I surf from my smart phone for a significant amount of time, and I'm sure I'm not alone.  I couldn't help but notice that this site is not mobile compatible.  Any particular reason as to why http://news.ycombinator.com is not compatible with smart phone browsers?
======
comex
The desktop site is perfectly usable with some zooming in to hit the vote
buttons. That's a hell of a lot more compatible than half the sites with
"mobile" interfaces that look fancy but have terrible usability.

(I've complained about some of these on HN before, but a particulary bad
offender is that blog theme that lets mobile users swipe left or right to go
to the previous or next blog post.
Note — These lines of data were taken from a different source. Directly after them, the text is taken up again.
template <typename T, bool SCALED = true>
static int launch_spmm(const int64_t* rowptr, const int32_t* col, const float* row_scale, const void* x, int64_t ldx,
                       void* y, int64_t ldy, int64_t n_rows, int h, int64_t max_len, cudaStream_t st, const SlotWait* slots = nullptr,
                       const float* val = nullptr) {
    constexpr int VN = Vec16<T>::N;
    if (h % VN != 0 || ldx % VN != 0 || ldy % VN != 0) return SGF_ERR_ARG;
    if ((reinterpret_cast<uintptr_t>(x) & 15) || (reinterpret_cast<uintptr_t>(y) & 15)) return SGF_ERR_ARG;
    const int chunks = h / VN;
    int lpr_log2 = 0;
    while ((1 << lpr_log2) < chunks && lpr_log2 < 5) ++lpr_log2;
    const int lpr = 1 << lpr_log2;
    const int cpl = (chunks + lpr - 1) / lpr;
    if (n_rows == 0) return SGF_OK;
    int64_t warps_needed = n_rows;
    int64_t blocks = (warps_needed * 32 + kSpmmBlock - 1) / kSpmmBlock;
    int64_t cap = (int64_t)num_sms() * kMinBlocks * 8;
    if (blocks > cap) blocks = cap;
    if (slots && blocks > (int64_t)num_sms() * kMinBlocks) blocks = (int64_t)num_sms() * kMinBlocks;
    const T* xp = static_cast<const T*>(x);
    T* yp = static_cast<T*>(y);
    const SlotWait sw = slots ? *slots : SlotWait{nullptr, 1, 1};
#define SGF_SPMM_CASE(N)                                                                                              \
    case N:                                                                                                           \
        if (slots)                                                                                                    \
            spmm_rows_kernel<T, N, true><<<(unsigned)blocks, kSpmmBlock, 0, st>>>(rowptr, col, row_scale, xp, ldx, yp, ldy, \
                                                                                  n_rows, chunks, lpr_log2, max_len, sw);   \
        else if (val)                                                                                                 \
            spmm_rows_kernel<T, N, false, true><<<(unsigned)blocks, kSpmmBlock, 0, st>>>(rowptr, col, row_scale, xp, ldx, yp, \
                                                                                   ldy, n_rows, chunks, lpr_log2, max_len, sw, val); \
        else                                                                                                          \
            spmm_rows_kernel<T, N, false, false, SCALED><<<(unsigned)blocks, kSpmmBlock, 0, st>>>(                   \
                rowptr, col, row_scale, xp, ldx, yp, ldy, n_rows, chunks, lpr_log2, max_len, sw);                        \
        break;
    switch (cpl) {
        SGF_SPMM_CASE(1)
        SGF_SPMM_CASE(2)
        SGF_SPMM_CASE(3)
        SGF_SPMM_CASE(4)
        default: return SGF_ERR_UNSUPPORTED;
    }
#undef SGF_SPMM_CASE
    SGF_LAUNCH_CHECK();
    count_launch();
    return SGF_OK;
}

template <typename T>
static int launch_range(const int64_t* rowptr, const int32_t* col, const float* row_scale, const void* x, int64_t ldx, void* y,
                        int64_t ldy, int64_t n_rows, int h, const RowRange& rr, cudaStream_t st) {
    constexpr int VN = Vec16<T>::N;
    if (h % VN != 0 || ldx % VN != 0 || (y && ldy % VN != 0) || rr.ld_part % 4 != 0) return SGF_ERR_ARG;
    if ((reinterpret_cast<uintptr_t>(x) & 15) || (reinterpret_cast<uintptr_t>(y) & 15) || (reinterpret_cast<uintptr_t>(rr.part_in) & 15) ||
        (reinterpret_cast<uintptr_t>(rr.part_out) & 15))
        return SGF_ERR_ARG;
    const int chunks = h / VN;
    int lpr_log2 = 0;
    while ((1 << lpr_log2) < chunks && lpr_log2 < 5) ++lpr_log2;
    const int lpr = 1 << lpr_log2;
    const int cpl = (chunks + lpr - 1) / lpr;
    if (n_rows == 0) return SGF_OK;
    int64_t blocks = (n_rows * 32 + kSpmmBlock - 1) / kSpmmBlock;
    int64_t cap = (int64_t)num_sms() * kMinBlocks * 8;
    if (blocks > cap) blocks = cap;
    const T* xp = static_cast<const T*>(x);
    T* yp = static_cast<T*>(y);
// ... 29 lines not shown
    const int cpl = (chunks + lpr - 1) / lpr;
    int64_t blocks = (n_seg * 32 + kSpmmBlock - 1) / kSpmmBlock;
    int64_t cap = (int64_t)num_sms() * kMinBlocks * 8;
    if (blocks > cap) blocks = cap;
    const T* xp = static_cast<const T*>(x);
#define SGF_SEG_CASE(N)                                                                                                 \
    case N:                                                                                                             \
        if (val)                                                                                                        \
            spmm_segments_kernel<T, N, true><<<(unsigned)blocks, kSpmmBlock, 0, st>>>(col, xp, ldx, seg_start, seg_len, n_seg, \
                                                                                      partial, h, chunks, lpr_log2, val); \
        else                                                                                                            \
            spmm_segments_kernel<T, N><<<(unsigned)blocks, kSpmmBlock, 0, st>>>(col, xp, ldx, seg_start, seg_len, n_seg, \
                                                                                partial, h, chunks, lpr_log2);          \
        break;
    switch (cpl) {
        SGF_SEG_CASE(1)
        SGF_SEG_CASE(2)
        SGF_SEG_CASE(3)
        SGF_SEG_CASE(4)
        default: return SGF_ERR_UNSUPPORTED;
    }
#undef SGF_SEG_CASE
    SGF_LAUNCH_CHECK();
    count_launch();
    int64_t fb = (n_heavy * h + 255) / 256;
    if (fb > cap) fb = cap;
    spmm_heavy_finalize_kernel<T, SCALED><<<(unsigned)fb, 256, 0, st>>>(partial, heavy_rows, heavy_seg_ptr, n_heavy, row_scale,
                                                                static_cast<T*>(y), ldy, h);
    SGF_LAUNCH_CHECK();
    count_launch();
    return SGF_OK;
}

__global__ void signal_kernel(uint32_t* flag, uint32_t value) { st_release_sys_u32(flag, value); }
__global__ void wait_flags_kernel(const uint32_t* flags, int n) {
    uint32_t spins = 0;
    for (int i = threadIdx.x; i < n; i += blockDim.x)
        while (ld_acquire_sys_u32(flags + i) == 0u) {
            __nanosleep(500);
            if (++spins > (1u << 24)) __trap();
        }
}

}

extern "C" int sgf_spmm_flagged(const int64_t* rowptr, const int32_t* col, const float* row_scale, const void* x, int64_t ldx,
                                void* y, int64_t ldy, int64_t n_rows, int h, int dtype, int64_t max_row_len, const uint32_t* flags,
                                int64_t slot_rows, int n_slots, void* stream) {
    if (!rowptr || n_rows < 0 || h <= 0 || (n_rows > 0 && (!x || !y)) || max_row_len < 0 || !flags || slot_rows <= 0 || n_slots < 1)
        return SGF_ERR_ARG;
    cudaStream_t st = (cudaStream_t)stream;
    const sgf::SlotWait sw{flags, slot_rows, n_slots};
    if (dtype == 0) return sgf::launch_spmm<float>(rowptr, col, row_scale, x, ldx, y, ldy, n_rows, h, max_row_len, st, &sw);
    if (dtype == 1) return sgf::launch_spmm<__nv_bfloat16>(rowptr, col, row_scale, x, ldx, y, ldy, n_rows, h, max_row_len, st, &sw);
    return SGF_ERR_ARG;
}

extern "C" int sgf_spmm_range(const int64_t* rowptr, const int32_t* col, const float* row_scale, const void* x, int64_t ldx, void* y,
                              int64_t ldy, int64_t n_rows, int h, int dtype, const int32_t* lo, const int32_t* hi,
                              const float* part_in, float* part_out, int64_t ld_part, void* stream) {
    if (!rowptr || n_rows < 0 || h <= 0 || (n_rows > 0 && !x) || (!part_out && n_rows > 0 && !y)) return SGF_ERR_ARG;
    if ((part_in || part_out) && ld_part < h) return SGF_ERR_ARG;
    const sgf::RowRange rr{lo, hi, part_in, part_out, ld_part};
    cudaStream_t st = (cudaStream_t)stream;
    if (dtype == 0) return sgf::launch_range<float>(rowptr, col, row_scale, x, ldx, y, ldy, n_rows, h, rr, st);
    if (dtype == 1) return sgf::launch_range<__nv_bfloat16>(rowptr, col, row_scale, x, ldx, y, ldy, n_rows, h, rr, st);
// ... 70 lines not shown
    if (dtype == 0)
        return sgf::launch_heavy<float>(col, row_scale, x, ldx, y, ldy, h, seg_start, seg_len, n_seg, partial, heavy_rows,
                                        heavy_seg_ptr, n_heavy, st, val);
    if (dtype == 1)
        return sgf::launch_heavy<__nv_bfloat16>(col, row_scale, x, ldx, y, ldy, h, seg_start, seg_len, n_seg, partial, heavy_rows,
                                                heavy_seg_ptr, n_heavy, st, val);
    return SGF_ERR_ARG;
}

Aside from being undiscoverable, ugly
(since the swiping entirely misses the point of iOS's UI, acting only after a
swipe has been completed rather than smoothly tracking the finger with an
interface element-- Google Images also has this problem) and useless (who
wants to skip to the previous or next blog entry in the middle of reading the
current one?), this feature always catches my not-quite-vertical swipes and
tries to take me off the page while I'm reading!

Of course this doesn't have anything to do with Hacker News, but I think it's
the mindset that adding a mobile site is solving a compatibility issue, thus
always an improvement over inaction, that's responsible for the vast number of
crappy mobile sites out there.)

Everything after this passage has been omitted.